TO DO: From the entries that follow, report every line in which "nscal" occurs.

== AVAILABLE DATA ==

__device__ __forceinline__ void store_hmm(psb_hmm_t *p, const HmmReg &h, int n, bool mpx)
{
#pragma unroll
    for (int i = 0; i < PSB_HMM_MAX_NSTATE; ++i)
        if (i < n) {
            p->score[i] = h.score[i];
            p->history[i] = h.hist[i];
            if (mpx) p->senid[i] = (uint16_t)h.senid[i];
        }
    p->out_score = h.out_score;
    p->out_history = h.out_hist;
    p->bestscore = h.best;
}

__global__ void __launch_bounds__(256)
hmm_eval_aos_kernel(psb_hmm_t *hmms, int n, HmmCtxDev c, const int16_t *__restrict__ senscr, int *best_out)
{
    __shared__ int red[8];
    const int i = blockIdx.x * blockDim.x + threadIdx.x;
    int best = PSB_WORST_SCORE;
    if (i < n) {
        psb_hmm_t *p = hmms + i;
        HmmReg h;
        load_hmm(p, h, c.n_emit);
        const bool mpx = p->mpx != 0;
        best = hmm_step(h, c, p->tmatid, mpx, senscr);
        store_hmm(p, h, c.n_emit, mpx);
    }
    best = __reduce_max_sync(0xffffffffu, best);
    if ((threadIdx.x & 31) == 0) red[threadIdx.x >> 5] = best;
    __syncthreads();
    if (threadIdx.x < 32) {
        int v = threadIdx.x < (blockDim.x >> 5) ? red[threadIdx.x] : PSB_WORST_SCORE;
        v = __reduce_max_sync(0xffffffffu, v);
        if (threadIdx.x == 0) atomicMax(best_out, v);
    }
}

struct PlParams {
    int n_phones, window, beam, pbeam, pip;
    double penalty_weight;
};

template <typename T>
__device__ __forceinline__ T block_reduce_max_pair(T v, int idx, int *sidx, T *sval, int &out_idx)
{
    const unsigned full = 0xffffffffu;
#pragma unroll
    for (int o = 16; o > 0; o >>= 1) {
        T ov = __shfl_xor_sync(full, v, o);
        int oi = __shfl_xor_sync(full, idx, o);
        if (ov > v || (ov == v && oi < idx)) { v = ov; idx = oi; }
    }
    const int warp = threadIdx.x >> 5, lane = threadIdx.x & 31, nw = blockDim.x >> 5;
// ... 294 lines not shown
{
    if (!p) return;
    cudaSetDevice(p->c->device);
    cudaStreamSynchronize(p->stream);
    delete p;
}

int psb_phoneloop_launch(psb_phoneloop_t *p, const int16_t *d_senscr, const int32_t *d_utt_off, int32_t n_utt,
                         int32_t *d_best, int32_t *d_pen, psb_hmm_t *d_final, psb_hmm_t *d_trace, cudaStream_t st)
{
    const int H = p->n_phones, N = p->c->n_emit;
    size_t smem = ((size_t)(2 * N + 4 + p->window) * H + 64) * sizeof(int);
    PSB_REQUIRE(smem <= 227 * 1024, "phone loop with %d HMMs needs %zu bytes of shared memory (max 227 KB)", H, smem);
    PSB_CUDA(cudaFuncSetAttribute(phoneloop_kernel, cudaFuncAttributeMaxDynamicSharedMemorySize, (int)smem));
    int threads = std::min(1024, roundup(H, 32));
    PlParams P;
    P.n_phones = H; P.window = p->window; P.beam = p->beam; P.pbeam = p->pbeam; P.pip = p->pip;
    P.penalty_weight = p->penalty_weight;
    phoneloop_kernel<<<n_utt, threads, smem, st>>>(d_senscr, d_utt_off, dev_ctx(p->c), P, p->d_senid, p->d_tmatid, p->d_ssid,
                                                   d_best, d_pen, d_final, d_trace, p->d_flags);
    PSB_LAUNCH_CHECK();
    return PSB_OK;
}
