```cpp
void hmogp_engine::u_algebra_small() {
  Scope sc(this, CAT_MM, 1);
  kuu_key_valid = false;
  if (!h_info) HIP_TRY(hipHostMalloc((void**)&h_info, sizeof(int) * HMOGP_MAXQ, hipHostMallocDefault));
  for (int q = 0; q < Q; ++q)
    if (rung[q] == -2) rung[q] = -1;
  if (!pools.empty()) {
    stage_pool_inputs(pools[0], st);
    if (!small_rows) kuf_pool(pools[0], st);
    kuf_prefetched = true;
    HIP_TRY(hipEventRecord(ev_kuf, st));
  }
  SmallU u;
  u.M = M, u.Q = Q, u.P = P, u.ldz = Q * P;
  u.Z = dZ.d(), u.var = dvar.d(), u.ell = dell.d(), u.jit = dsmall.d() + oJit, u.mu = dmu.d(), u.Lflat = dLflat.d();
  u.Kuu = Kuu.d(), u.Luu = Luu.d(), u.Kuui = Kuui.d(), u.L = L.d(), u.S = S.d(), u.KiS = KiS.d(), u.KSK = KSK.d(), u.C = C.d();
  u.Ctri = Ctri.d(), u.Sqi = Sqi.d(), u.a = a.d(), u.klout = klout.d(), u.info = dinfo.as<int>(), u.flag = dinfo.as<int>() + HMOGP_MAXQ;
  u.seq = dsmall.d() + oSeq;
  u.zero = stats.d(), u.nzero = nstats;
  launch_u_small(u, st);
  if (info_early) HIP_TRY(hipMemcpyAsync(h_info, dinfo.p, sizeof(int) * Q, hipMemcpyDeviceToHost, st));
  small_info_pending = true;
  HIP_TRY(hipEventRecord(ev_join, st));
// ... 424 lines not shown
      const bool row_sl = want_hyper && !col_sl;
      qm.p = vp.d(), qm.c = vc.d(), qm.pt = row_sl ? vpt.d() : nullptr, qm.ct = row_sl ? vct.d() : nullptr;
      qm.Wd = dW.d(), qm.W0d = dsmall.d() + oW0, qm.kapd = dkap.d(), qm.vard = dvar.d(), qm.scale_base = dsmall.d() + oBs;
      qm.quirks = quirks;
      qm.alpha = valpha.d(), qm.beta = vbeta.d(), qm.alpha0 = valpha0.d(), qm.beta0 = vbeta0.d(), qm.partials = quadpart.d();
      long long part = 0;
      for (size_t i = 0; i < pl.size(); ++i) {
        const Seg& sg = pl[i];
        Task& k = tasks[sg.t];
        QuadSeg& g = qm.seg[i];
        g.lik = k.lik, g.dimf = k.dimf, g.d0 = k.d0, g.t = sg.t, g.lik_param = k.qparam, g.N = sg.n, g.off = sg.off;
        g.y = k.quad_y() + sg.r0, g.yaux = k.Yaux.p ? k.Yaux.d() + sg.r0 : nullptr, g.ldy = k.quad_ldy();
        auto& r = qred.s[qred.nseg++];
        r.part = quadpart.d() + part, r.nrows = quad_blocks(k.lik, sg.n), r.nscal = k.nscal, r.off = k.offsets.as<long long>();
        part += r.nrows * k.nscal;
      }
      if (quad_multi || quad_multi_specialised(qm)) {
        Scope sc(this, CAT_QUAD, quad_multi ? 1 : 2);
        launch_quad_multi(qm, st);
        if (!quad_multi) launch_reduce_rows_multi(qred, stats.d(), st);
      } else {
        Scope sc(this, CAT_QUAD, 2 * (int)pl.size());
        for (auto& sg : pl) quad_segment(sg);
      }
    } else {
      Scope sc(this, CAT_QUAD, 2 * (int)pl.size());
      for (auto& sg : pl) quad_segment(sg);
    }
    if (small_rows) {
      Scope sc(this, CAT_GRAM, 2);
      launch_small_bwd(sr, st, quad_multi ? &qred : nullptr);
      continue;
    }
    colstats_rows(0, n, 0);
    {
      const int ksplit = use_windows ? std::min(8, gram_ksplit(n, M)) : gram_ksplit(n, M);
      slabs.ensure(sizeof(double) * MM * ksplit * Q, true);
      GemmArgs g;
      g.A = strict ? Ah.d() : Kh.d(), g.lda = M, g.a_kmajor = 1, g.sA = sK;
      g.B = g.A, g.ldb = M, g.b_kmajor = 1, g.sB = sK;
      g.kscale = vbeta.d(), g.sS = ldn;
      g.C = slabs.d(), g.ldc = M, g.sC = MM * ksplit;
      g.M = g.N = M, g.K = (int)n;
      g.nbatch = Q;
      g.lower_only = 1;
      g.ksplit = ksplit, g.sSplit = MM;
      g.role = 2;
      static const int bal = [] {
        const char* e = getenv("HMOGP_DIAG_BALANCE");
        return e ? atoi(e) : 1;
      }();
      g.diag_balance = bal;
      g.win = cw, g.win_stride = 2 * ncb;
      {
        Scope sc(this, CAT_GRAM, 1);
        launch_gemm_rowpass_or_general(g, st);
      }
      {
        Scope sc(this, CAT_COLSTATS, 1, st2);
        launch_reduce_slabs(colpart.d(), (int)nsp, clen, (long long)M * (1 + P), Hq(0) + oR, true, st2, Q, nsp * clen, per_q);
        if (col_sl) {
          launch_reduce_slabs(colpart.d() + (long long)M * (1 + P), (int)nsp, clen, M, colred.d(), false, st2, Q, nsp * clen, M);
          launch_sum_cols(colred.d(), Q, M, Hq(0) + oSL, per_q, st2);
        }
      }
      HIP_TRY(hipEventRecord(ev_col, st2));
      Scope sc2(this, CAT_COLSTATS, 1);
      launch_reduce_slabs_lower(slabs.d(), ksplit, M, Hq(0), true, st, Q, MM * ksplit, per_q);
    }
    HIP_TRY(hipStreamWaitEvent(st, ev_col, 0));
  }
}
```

===

TASK ANSWER:
        r.part = quadpart.d() + part, r.nrows = quad_blocks(k.lik, sg.n), r.nscal = k.nscal, r.off = k.offsets.as<long long>();
        part += r.nrows * k.nscal;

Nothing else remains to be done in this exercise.